**Exercise requirements**
In the material below, how many lines contain the string "SlabPack"? Reply with the number only.

**Data for the task**
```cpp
// ... 54 lines not shown

  m.def("_set_world_group_name",
        [](const std::string& name) { m4a::world_group_name() = name; });
  m.def("_get_world_group_name",
        []() { return m4a::world_group_name(); });

  m.def("force_host_staging",
        [](bool enabled) { m4a::config().force_host_staging = enabled; });
  m.def("host_staging_forced",
        []() { return m4a::config().force_host_staging; });

  m.def("force_full_path",
        [](bool enabled) { m4a::config().force_full_path = enabled; });

  m.def("_pack_roundtrip", &m4a::debug_pack_roundtrip);
  m.def("_slab_copy", &m4a::debug_slab_copy);
  m.def("_unpack_blocks", &m4a::debug_unpack_blocks);
  m.def("_pack_blocks", &m4a::debug_pack_blocks);
  m.def("_bitwise_reduce", &m4a::debug_bitwise_reduce);
  m.def("_fp8_reduce", &m4a::debug_fp8_reduce);
  m.def("_arith_reduce", &m4a::debug_arith_reduce);
  m.def("_pairloc_reduce", &m4a::debug_pairloc_reduce);
  m.def("_mx8_quantize", &m4a::debug_mx8_quantize);
  m.def("_mx8_reduce", &m4a::debug_mx8_reduce);
  m.def("_mx8_dequantize", &m4a::debug_mx8_dequantize, py::arg("payload"),
        py::arg("scales"), py::arg("numel"), py::arg("dtype"),
        py::arg("out") = c10::optional<at::Tensor>());
  m.def("_mx8_reduce_to", &m4a::debug_mx8_reduce_to, py::arg("payload"),
        py::arg("scales"), py::arg("numel"), py::arg("dtype"),
        py::arg("out") = c10::optional<at::Tensor>());
  m.def("_mx8_dequantize_blocks", &m4a::debug_mx8_dequantize_blocks,
// ... 30 lines not shown
```

### csrc/kernels.hip

```cpp

#include <hip/hip_runtime.h>
#include <hip/hip_fp8.h>
#include "kernels.hpp"

namespace m4a {

namespace {

struct SlabArgs {
  const char* src;
  char* dst;
  long long row_b;
  long long chunks_per_row;
  long long total_chunks;
  long long src_pitch_b;
  long long dst_pitch_b;
};

template <int N>
struct SlabPack {
  SlabArgs s[N];
};

typedef unsigned int v4u __attribute__((ext_vector_type(4)));
template <typename T>
struct NtVec {
  using type = T;
};
template <>
struct NtVec<uint4> {
  using type = v4u;
};

template <typename VecT, int NSLABS>
__global__ __launch_bounds__(256) void slab_copy_kernel(SlabPack<NSLABS> pack) {
  constexpr long long G = (long long)sizeof(VecT);
  const SlabArgs& a = pack.s[blockIdx.z];
  const long long stride = (long long)gridDim.x * blockDim.x;
  for (long long i = (long long)blockIdx.x * blockDim.x + threadIdx.x;
       i < a.total_chunks; i += stride) {
    const long long b = i / a.chunks_per_row;
    const long long c = i - b * a.chunks_per_row;
    const char* srow = a.src + b * a.src_pitch_b;
    char* drow = a.dst + b * a.dst_pitch_b;
    long long head =
        (G - ((long long)(uintptr_t)drow & (G - 1))) & (G - 1);
    if (head > a.row_b) head = a.row_b;
    const long long body = (a.row_b - head) / G;
    if (c < body) {
      using NT = typename NtVec<VecT>::type;
      const NT* sp = reinterpret_cast<const NT*>(srow + head) + c;
      NT* dp = reinterpret_cast<NT*>(drow + head) + c;
      __builtin_nontemporal_store(__builtin_nontemporal_load(sp), dp);
    } else {
      for (long long k = 0; k < head; ++k) drow[k] = srow[k];
      for (long long k = head + body * G; k < a.row_b; ++k) drow[k] = srow[k];
    }
  }
}

template <typename VecT>
void launch_bucket(const SlabDesc* descs, int n, hipStream_t stream) {
  constexpr long long G = (long long)sizeof(VecT);
  while (n > 0) {
    const int take = n < kMaxSlabsPerLaunch ? n : kMaxSlabsPerLaunch;
    SlabPack<kMaxSlabsPerLaunch> pack{};
    long long max_chunks = 0;
    for (int i = 0; i < take; ++i) {
      const SlabDesc& d = descs[i];
      SlabArgs& a = pack.s[i];
      a.src = static_cast<const char*>(d.src);
      a.dst = static_cast<char*>(d.dst);
      a.row_b = d.count * d.after_b;
      a.src_pitch_b = d.src_pitch_b;
      a.dst_pitch_b = d.dst_pitch_b;
      a.chunks_per_row = (a.row_b >= G ? a.row_b / G : 0) + 1;
      a.total_chunks = d.before * a.chunks_per_row;
      if (a.total_chunks > max_chunks) max_chunks = a.total_chunks;
    }
    for (int i = take; i < kMaxSlabsPerLaunch; ++i) {
      pack.s[i] = pack.s[0];
      pack.s[i].total_chunks = 0;
    }
    if (max_chunks > 0) {
      long long blocks = (max_chunks + 255) / 256;
      if (blocks > 4096) blocks = 4096;
      if (blocks < 1) blocks = 1;
      dim3 grid((unsigned)blocks, 1, (unsigned)take);
      hipLaunchKernelGGL((slab_copy_kernel<VecT, kMaxSlabsPerLaunch>), grid,
                         dim3(256), 0, stream, pack);
    }
    descs += take;
    n -= take;
  }
}


template <int Q>
__device__ inline uint4 byte_window_q(const unsigned int d[8], int rbits) {
  if (rbits == 0) return make_uint4(d[Q], d[Q + 1], d[Q + 2], d[Q + 3]);
  auto take = [&](int j) {
    unsigned long long w =
        ((unsigned long long)d[Q + j + 1] << 32) | d[Q + j];
    return (unsigned int)(w >> rbits);
  };
  return make_uint4(take(0), take(1), take(2), take(3));
}

__device__ inline uint4 byte_window(const uint4& lo, const uint4& hi, int s) {
  const unsigned int d[8] = {lo.x, lo.y, lo.z, lo.w, hi.x, hi.y, hi.z, hi.w};
  const int q = s >> 2;
  const int rbits = (s & 3) * 8;
  switch (q) {
    case 0: return byte_window_q<0>(d, rbits);
    case 1: return byte_window_q<1>(d, rbits);
    case 2: return byte_window_q<2>(d, rbits);
    default: return byte_window_q<3>(d, rbits);
  }
}

template <int NSLABS>
__global__ __launch_bounds__(256) void slab_copy_shift_kernel(
    SlabPack<NSLABS> pack) {
  const SlabArgs& a = pack.s[blockIdx.z];
  const long long stride = (long long)gridDim.x * blockDim.x;
  for (long long i = (long long)blockIdx.x * blockDim.x + threadIdx.x;
       i < a.total_chunks; i += stride) {
    const long long b = i / a.chunks_per_row;
    const long long c = i - b * a.chunks_per_row;
    const char* srow = a.src + b * a.src_pitch_b;
    char* drow = a.dst + b * a.dst_pitch_b;
    long long head = (16 - ((long long)(uintptr_t)drow & 15)) & 15;
    if (head > a.row_b) head = a.row_b;
    const long long body = (a.row_b - head) / 16;
    const char* sbase = srow + head;
    const int s = (int)((uintptr_t)sbase & 15);
    const long long bodyv = (s == 0) ? body : (body > 0 ? body - 1 : 0);
    const long long vs = (s == 0 || s <= head) ? 0 : 1;
    if (c >= vs && c < bodyv) {
      const char* sal = sbase - s + 16 * c;
      if (s == 0) {
        __builtin_nontemporal_store(
            __builtin_nontemporal_load(reinterpret_cast<const v4u*>(sal)),
            reinterpret_cast<v4u*>(drow + head + 16 * c));
      } else {
        const uint4 lo = *reinterpret_cast<const uint4*>(sal);
        const uint4 hi = *reinterpret_cast<const uint4*>(sal + 16);
        const uint4 w = byte_window(lo, hi, s);
        __builtin_nontemporal_store(
            *reinterpret_cast<const v4u*>(&w),
            reinterpret_cast<v4u*>(drow + head + 16 * c));
      }
    } else if (c == bodyv) {
      if (bodyv <= vs) {
        for (long long k = 0; k < a.row_b; ++k) drow[k] = srow[k];
      } else {
        const long long lo_end = head + vs * 16;
        for (long long k = 0; k < lo_end; ++k) drow[k] = srow[k];
        for (long long k = head + bodyv * 16; k < a.row_b; ++k) {
          drow[k] = srow[k];
        }
      }
    }
  }
}

void launch_shift_bucket(const SlabDesc* descs, int n, hipStream_t stream) {
  while (n > 0) {
    const int take = n < kMaxSlabsPerLaunch ? n : kMaxSlabsPerLaunch;
    SlabPack<kMaxSlabsPerLaunch> pack{};
    long long max_chunks = 0;
    for (int i = 0; i < take; ++i) {
      const SlabDesc& d = descs[i];
      SlabArgs& a = pack.s[i];
      a.src = static_cast<const char*>(d.src);
      a.dst = static_cast<char*>(d.dst);
      a.row_b = d.count * d.after_b;
      a.src_pitch_b = d.src_pitch_b;
      a.dst_pitch_b = d.dst_pitch_b;
      a.chunks_per_row = (a.row_b >= 16 ? a.row_b / 16 : 0) + 1;
      a.total_chunks = d.before * a.chunks_per_row;
      if (a.total_chunks > max_chunks) max_chunks = a.total_chunks;
    }
    for (int i = take; i < kMaxSlabsPerLaunch; ++i) {
      pack.s[i] = pack.s[0];
      pack.s[i].total_chunks = 0;
    }
    if (max_chunks > 0) {
      long long blocks = (max_chunks + 255) / 256;
      if (blocks > 4096) blocks = 4096;
      if (blocks < 1) blocks = 1;
      dim3 grid((unsigned)blocks, 1, (unsigned)take);
      hipLaunchKernelGGL((slab_copy_shift_kernel<kMaxSlabsPerLaunch>), grid,
                         dim3(256), 0, stream, pack);
    }
    descs += take;
    n -= take;
  }
}

inline int slab_granule(const SlabDesc& d) {
  const long long delta =
      (long long)((uintptr_t)d.src - (uintptr_t)d.dst);
  const long long pdelta = d.src_pitch_b - d.dst_pitch_b;
  for (int g = 16; g > 1; g >>= 1) {
    if ((delta & (g - 1)) == 0 && (pdelta & (g - 1)) == 0) return g;
  }
  return 1;
}
// ... 45 lines not shown

template <typename T, typename Op>
void launch_bitred(const void* in, void* out, int64_t chunk_elems, int nranks,
                   hipStream_t stream) {
  long long blocks = (chunk_elems + 255) / 256;
  if (blocks > 4096) blocks = 4096;
  if (blocks < 1) blocks = 1;
  hipLaunchKernelGGL((bitwise_reduce_kernel<T, Op>), dim3((unsigned)blocks),
                     dim3(256), 0, stream, static_cast<const T*>(in),
                     static_cast<T*>(out), (long long)chunk_elems,
                     (long long)nranks);
}

}

void launch_slab_copy(const SlabDesc* descs, int n, hipStream_t stream) {
  int i = 0;
  while (i < n) {
    const int g = slab_granule(descs[i]);
    int j = i + 1;
    while (j < n && slab_granule(descs[j]) == g) ++j;
    switch (g) {
      case 16: launch_bucket<uint4>(descs + i, j - i, stream); break;
      case 8: launch_bucket<unsigned long long>(descs + i, j - i, stream); break;
      case 4: launch_bucket<unsigned int>(descs + i, j - i, stream); break;
      default:
        launch_shift_bucket(descs + i, j - i, stream);
        break;
    }
    i = j;
  }
}

void launch_bitwise_reduce(const void* in, void* out, int64_t chunk_bytes,
                           int nranks, int op, hipStream_t stream) {
  const bool vec16 = (chunk_bytes % 16 == 0) &&
                     (reinterpret_cast<uintptr_t>(in) % 16 == 0) &&
                     (reinterpret_cast<uintptr_t>(out) % 16 == 0);
  if (vec16) {
    const int64_t elems = chunk_bytes / 16;
    switch (op) {
      case 0: launch_bitred<uint4, OpAnd>(in, out, elems, nranks, stream); break;
// ... 147 lines not shown
      launch_fp8_reduce_t<Op, true>(in, out, n_elems, nranks, stream);
    } else {
      launch_fp8_reduce_t<Op, false>(in, out, n_elems, nranks, stream);
    }
  };
  switch (op) {
    case 0: dispatch(FAdd{}); break;
    case 1: dispatch(FMul{}); break;
    case 2: dispatch(FMinNan{}); break;
    default: dispatch(FMaxNan{}); break;
  }
}


namespace {

constexpr long long kMaxGrid = 1ll << 30;

struct TF32 {
  using S = float;
  static constexpr int E = 4;
  __device__ static void unpack(v4u w, float* f) {
    for (int d = 0; d < 4; ++d) f[d] = __uint_as_float(w[d]);
  }
  __device__ static v4u pack(const float* f) {
    v4u o;
    for (int d = 0; d < 4; ++d) o[d] = __float_as_uint(f[d]);
    return o;
  }
  __device__ static float ld(const S* p) { return *p; }
  __device__ static void st(S* p, float f) { *p = f; }
};
// ... 122 lines not shown
    const char* __restrict__ src, char* __restrict__ dst, long long nvec,
    long long nbytes) {
  const long long items = nvec + (nbytes > nvec * 16 ? 1 : 0);
  for (long long t = blockIdx.x; t * 256 < items; t += gridDim.x) {
    const long long i = t * 256 + threadIdx.x;
    if (i < nvec) {
      __builtin_nontemporal_store(
          __builtin_nontemporal_load(reinterpret_cast<const v4u*>(src) + i),
          reinterpret_cast<v4u*>(dst) + i);
    } else if (i == nvec) {
      for (long long k = nvec * 16; k < nbytes; ++k) dst[k] = src[k];
    }
  }
}

inline unsigned arith_grid(long long items) {
  long long blocks = (items + 255) / 256;
  if (blocks > kMaxGrid) blocks = kMaxGrid;
  if (blocks < 1) blocks = 1;
  return (unsigned)blocks;
}
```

**Result of the task**
5